Cases were obtained from the hospital for children in Hebei province, and physicians diagnosed according to ADHD criteria in the diagnostic and statistical manual of mental disorders, aged 6.5 years, and were of the hyperactive-impulsive type, excluding schizophrenia, affective disorders, epilepsy, and other organic diseases. It also has chronic constipation and abdominal discomfort.
The treatment mode adopts oral probiotic freeze-dried powder for treatment, and the dosage is as follows: 2 times a day, 600 hundred million CFU each time. Taken with warm water after breakfast and supper. Treatment was continued for 12 weeks. Evaluation was performed using the Conners parental questionnaire, including behavioral, somatic, anxiety, learning, hyperactivity, and other indicators. The results showed that the children had decreased impulsive, anxious and hyperkinetic scores, improved defecation function, changed from once every 3-4 days to 1-2 times a day, sometimes 2-3 days with 1 defecation, increased stool volume and gradually disappeared abdominal distension and pain. The overall spirit improvement is obvious. The parent is satisfied with the result.

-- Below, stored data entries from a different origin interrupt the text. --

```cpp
template <bool OUT_F32, bool BAL>
__device__ __forceinline__ void gemm_n256_body(const N256Args& p) {
    using R = Ring<BAL>;
    constexpr int STG = R::stg;
    __shared__ __attribute__((aligned(1024))) char smem[R::bytes];
    const int tid = threadIdx.x, lane = tid & 63;
    const int wave = __builtin_amdgcn_readfirstlane(tid >> 6);
    const int wm = wave >> 1, wn = wave & 1;
    const int fr = lane & 15, fq = lane >> 4;
    const int rt = BAL ? blockIdx.x : blockIdx.x % p.nrt, cg = BAL ? 0 : blockIdx.x / p.nrt;
    const int bm = rt * (BAL ? p.rpw : BM);
    if (bm >= p.M) return;
    const int rows = min(BAL ? p.rpw : BM, p.M - bm);
    const int bn = cg * BN;
    const int ntile = (rows + 15) >> 4;
    const int t0 = BAL ? (wm * ntile) >> 2 : wm * 4;
    const int cnt = BAL ? (((wm + 1) * ntile) >> 2) - t0 : 4;

    const __amdgpu_buffer_rsrc_t rA = __builtin_amdgcn_make_buffer_rsrc(
        (void*)(p.A + (int64_t)bm * p.lda), 0, (int)((((int64_t)rows - 1) * p.lda + p.kwt * BK) * 2), 0x00020000);
    const __amdgpu_buffer_rsrc_t rW =
        __builtin_amdgcn_make_buffer_rsrc((void*)(p.W + (int64_t)bn * p.ldw), 0, (int)((((int64_t)BN - 1) * p.ldw + p.K) * 2), 0x00020000);
    int voffA[2], voffW[R::wpw];
#pragma unroll
    for (int j = 0; j < 2; ++j) {
        const int row = (wave * 2 + j) * 16 + (lane >> 2);
        voffA[j] = (int)(((int64_t)row * p.lda + slot32(row, lane & 3) * 8) * 2);
    }
#pragma unroll
    for (int j = 0; j < R::wpw; ++j) {
        const int rho = (wave * R::wpw + j) * 16 + (lane >> 2);
        const int n = (rho >> 7) * 128 + wcol((rho & 127) >> 4, rho & 15);
        voffW[j] = (int)(((int64_t)n * p.ldw + slot32(rho, lane & 3) * 8) * 2);
    }
    auto issue = [&](int slot, int kt) {
        char* slA = smem + (BAL ? slot * R::a_st : slot * R::slot);
        char* slW = smem + (BAL ? R::w_base + slot * W_ST : slot * R::slot + R::a_st);
        const int so = kt * BK * 2;
        const int soA = (kt >= p.kwt ? kt - p.kwt : kt) * BK * 2;
#pragma unroll
        for (int j = 0; j < 2; ++j)
            __builtin_amdgcn_raw_ptr_buffer_load_lds(rA, (lds_void_ptr)(slA + (wave * 2 + j) * 1024), 16, voffA[j], soA, 0, 0);
#pragma unroll
        for (int j = 0; j < R::wpw; ++j)
            __builtin_amdgcn_raw_ptr_buffer_load_lds(rW, (lds_void_ptr)(slW + (wave * R::wpw + j) * 1024), 16, voffW[j], so, 0, 0);
    };

    const unsigned lds0 = (unsigned)(size_t)(lds_void_ptr)smem;
    unsigned aa[4], wa[8];
#pragma unroll
    for (int mt = 0; mt < 4; ++mt) {
        const int row = (t0 + mt) * 16 + fr;
        aa[mt] = lds0 + (unsigned)(row * 64 + (slot32(row, fq) << 4));
    }
#pragma unroll
    for (int nt = 0; nt < 8; ++nt) {
        const int rho = wn * 128 + nt * 16 + fr;
        wa[nt] = lds0 + (unsigned)(R::w_base + rho * 64 + (slot32(rho, fq) << 4));
    }

    f32x4 acc[8][4];
#pragma unroll
    for (int i = 0; i < 8; ++i)
#pragma unroll
        for (int j = 0; j < 4; ++j) acc[i][j] = f32x4{0.f, 0.f, 0.f, 0.f};

    const int nk = p.K / BK;
#pragma unroll
    for (int s = 0; s < STG - 1; ++s)
        if (s < nk) issue(s, s);
    auto step = [&](auto slot_tag, int kt) {
        constexpr int S = decltype(slot_tag)::value;
        n256_wait_slabs<R::pieces, STG - 2>(nk - 1 - kt);
        __builtin_amdgcn_s_barrier();
        if (kt + STG - 1 < nk) issue((S + STG - 1) % STG, kt + STG - 1);
        uint4 af[4], wf[8];
        read_frags<R::offa(S), R::offw(S)>(af, wf, aa, wa);
        if constexpr (BAL) {
#pragma unroll
            for (int mt = 0; mt < 4; ++mt)
                if (mt < cnt) {
#pragma unroll
                    for (int nt = 0; nt < 8; ++nt)
                        acc[nt][mt] = SVOL_MFMA_16x16x32_H16(__builtin_bit_cast(h16x8, wf[nt]),
                                                                              __builtin_bit_cast(h16x8, af[mt]), acc[nt][mt], 0, 0, 0);
                }
        } else {
#pragma unroll
            for (int nt = 0; nt < 8; ++nt)
#pragma unroll
                for (int mt = 0; mt < 4; ++mt)
                    acc[nt][mt] = SVOL_MFMA_16x16x32_H16(__builtin_bit_cast(h16x8, wf[nt]),
                                                                          __builtin_bit_cast(h16x8, af[mt]), acc[nt][mt], 0, 0, 0);
        }
    };
    int kt = 0;
    for (; kt + STG <= nk; kt += STG) ring_pass<0, STG>(step, kt);
    ring_tail<0, STG>(step, kt, nk);

#pragma unroll
    for (int mt = 0; mt < 4; ++mt) {
        const int lr = (t0 + mt) * 16 + fr;
        const int m = bm + lr;
        if (mt >= cnt || lr >= rows) continue;
#pragma unroll
        for (int pr = 0; pr < 4; ++pr) {
            const int n0 = bn + wn * 128 + pr * 32 + fq * 8;
            float v[8];
#pragma unroll
            for (int e = 0; e < 8; ++e) v[e] = acc[2 * pr + (e >> 2)][mt][e & 3];
            if (p.bias) {
#pragma unroll
                for (int e = 0; e < 8; ++e) v[e] += p.bias[n0 + e];
            }
            if constexpr (OUT_F32) {
                float* C = reinterpret_cast<float*>(p.C) + (int64_t)m * p.ldc + n0;
                if (p.res) {
                    const float* R = p.res + (int64_t)m * p.ldr + n0;
                    const f32x4 r0 = *reinterpret_cast<const f32x4*>(R), r1 = *reinterpret_cast<const f32x4*>(R + 4);
#pragma unroll
                    for (int e = 0; e < 4; ++e) { v[e] += r0[e]; v[4 + e] += r1[e]; }
                }
                *reinterpret_cast<f32x4*>(C) = f32x4{v[0], v[1], v[2], v[3]};
                *reinterpret_cast<f32x4*>(C + 4) = f32x4{v[4], v[5], v[6], v[7]};
            } else {
                if (act_is_gelu(p.act)) {
#pragma unroll
                    for (int e = 0; e < 8; ++e) v[e] = gelu_fast(v[e]);
                }
                if (p.act == SVOL_ACT_RELU) {
#pragma unroll
                    for (int e = 0; e < 8; ++e) v[e] = fmaxf(v[e], 0.f);
                }
                h16x8 o;
#pragma unroll
                for (int e = 0; e < 8; ++e) o[e] = (h16_t)v[e];
                *reinterpret_cast<h16x8*>(reinterpret_cast<h16_t*>(p.C) + (int64_t)m * p.ldc + n0) = o;
            }
        }
    }
}

__global__ __launch_bounds__(256, 2) void gemm_n256_bf16_f32(N256Args p) { gemm_n256_body<true, false>(p); }
__global__ __launch_bounds__(256, 2) void gemm_n256_bf16_b16(N256Args p) { gemm_n256_body<false, false>(p); }
__global__ __launch_bounds__(512, 2) void gemm_n256_bal_bf16_f32(N256Args p) { gemm_n256_body<true, true>(p); }
__global__ __launch_bounds__(512, 2) void gemm_n256_bal_bf16_b16(N256Args p) { gemm_n256_body<false, true>(p); }

}

static int n256_cus() {
    static const int n = [] {
        int dev = 0, cus = 0;
        if (hipGetDevice(&dev) != hipSuccess || hipDeviceGetAttribute(&cus, hipDeviceAttributeMultiprocessorCount, dev) != hipSuccess) return 0;
        return cus;
    }();
    return n;
}

static int n256_plan(const GemmCall& c, N256Args& p, dim3& grid, bool& bal) {
    const int64_t M = c.M, N = c.N, K = c.K;
    if (N % BN || K % BK || K < 512 || M < 4096) return SVOL_E_UNSUPPORTED;
    if (c.epi != 0 || c.pre || c.colscale) return SVOL_E_UNSUPPORTED;
    if (c.kwrap != K && (c.kwrap % BK || 2 * c.kwrap != K)) return SVOL_E_UNSUPPORTED;
    if (c.act != SVOL_ACT_NONE && ((c.act != SVOL_ACT_GELU && c.act != SVOL_ACT_RELU) || c.out_f32)) return SVOL_E_UNSUPPORTED;
    if (c.res && !c.out_f32) return SVOL_E_UNSUPPORTED;
    if (c.lda % 8 || c.ldb % 8 || !aligned16(c.A) || !aligned16(c.B) || !aligned16(c.C)) return SVOL_E_UNSUPPORTED;
    if (c.out_f32 ? (c.ldc % 4 || (c.res && (c.ldr % 4 || !aligned16(c.res)))) : (c.ldc % 8 != 0)) return SVOL_E_UNSUPPORTED;
    if ((int64_t)BM * c.lda * 2 >= (1ll << 31) || (int64_t)BN * c.ldb * 2 >= (1ll << 31)) return SVOL_E_UNSUPPORTED;
    const int64_t ncg = N / BN, cus = n256_cus();
    bal = ncg == 1 && cus > 0 && M > BM * cus && (int64_t)BAL_BM * c.lda * 2 < (1ll << 31);
    int64_t nrt = (M + BM - 1) / BM, rpw = 0;
    if (bal) {
        nrt = cus * ((M + BAL_BM * cus - 1) / (BAL_BM * cus));
        rpw = (M + nrt - 1) / nrt;
    } else if (ncg > 1) nrt = (nrt + 7) / 8 * 8;
    if (nrt * ncg > (1ll << 30)) return SVOL_E_UNSUPPORTED;
    p = N256Args{(const h16_t*)c.A, (const h16_t*)c.B, c.C, c.bias, (const float*)c.res, c.lda, c.ldb, c.ldc, c.ldr, (int)M, (int)K, c.act,
                 (int)nrt, (int)rpw, (int)(c.kwrap / BK)};
    grid = dim3((unsigned)(nrt * ncg));
    return SVOL_OK;
}

int svol_gemm_n256_bf16(const GemmCall& c) {
    N256Args p; dim3 grid; bool bal;
    if (const int rc = n256_plan(c, p, grid, bal)) return rc;
    if (bal) hipLaunchKernelGGL(c.out_f32 ? gemm_n256_bal_bf16_f32 : gemm_n256_bal_bf16_b16, grid, dim3(512), 0, c.stream, p);
    else hipLaunchKernelGGL(c.out_f32 ? gemm_n256_bf16_f32 : gemm_n256_bf16_b16, grid, dim3(256), 0, c.stream, p);
    return hipGetLastError() == hipSuccess ? SVOL_OK : SVOL_E_LAUNCH;
}
```

### svol_amd/csrc/ln_row.h

```cpp
#pragma once
#include "common.h"

namespace {

template <int WPR>
struct LnOwner {
    static_assert(WPR == 1 || WPR == 4, "a row belongs to one wave or to the four waves of a workgroup");
    static __device__ __forceinline__ int lane() { return WPR == 1 ? threadIdx.x & 63 : threadIdx.x; }
    static __device__ __forceinline__ int col(int j) { return (lane() + 64 * WPR * j) * 4; }
    static __device__ __forceinline__ int64_t index() { return WPR == 1 ? (int64_t)blockIdx.x * 4 + (threadIdx.x >> 6) : (int64_t)blockIdx.x; }
    template <int N>
    static __device__ __forceinline__ float (*slots())[4] {
        if constexpr (WPR == 4) {
            __shared__ float s[N][4];
            return s;
        } else {
            return nullptr;
        }
    }
    template <int K>
    static __device__ __forceinline__ void sum(float (&v)[K], float (*slot)[4]) {
#pragma unroll
        for (int k = 0; k < K; ++k) v[k] = wave_sum(v[k]);
        if constexpr (WPR == 4) {
            if ((threadIdx.x & 63) == 0) {
#pragma unroll
                for (int k = 0; k < K; ++k) slot[k][threadIdx.x >> 6] = v[k];
            }
            __syncthreads();
#pragma unroll
            for (int k = 0; k < K; ++k) v[k] = (slot[k][0] + slot[k][1]) + (slot[k][2] + slot[k][3]);
        }
    }
};
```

TABLE 7 Conners parental questionnaire results before and after treatment
|
Behavior
|
Study of
|
Heart body
|
Impulse
|
Anxiety disorder
|
Multiple action
|
Before treatment
|
1.6
|
2.1
|
0.35
|
1.34
|
0.52
|
1.38
|
After treatment
|
1.2
|
1.8
|
0.29
|
1.32
|
0.35
|
1.23 |
The preferred embodiments of the present disclosure are described in detail with reference to the accompanying drawings, however, the present disclosure is not limited to the specific details of the above embodiments, and various simple modifications may be made to the technical solution of the present disclosure within the technical idea of the present disclosure, and these simple modifications all belong to the protection scope of the present disclosure.
It should be noted that, in the foregoing embodiments, various features described in the above embodiments may be combined in any suitable manner, and in order to avoid unnecessary repetition, various combinations that are possible in the present disclosure are not described again.
In addition, any combination of various embodiments of the present disclosure may be made, and the same should be considered as the disclosure of the present disclosure, as long as it does not depart from the spirit of the present disclosure.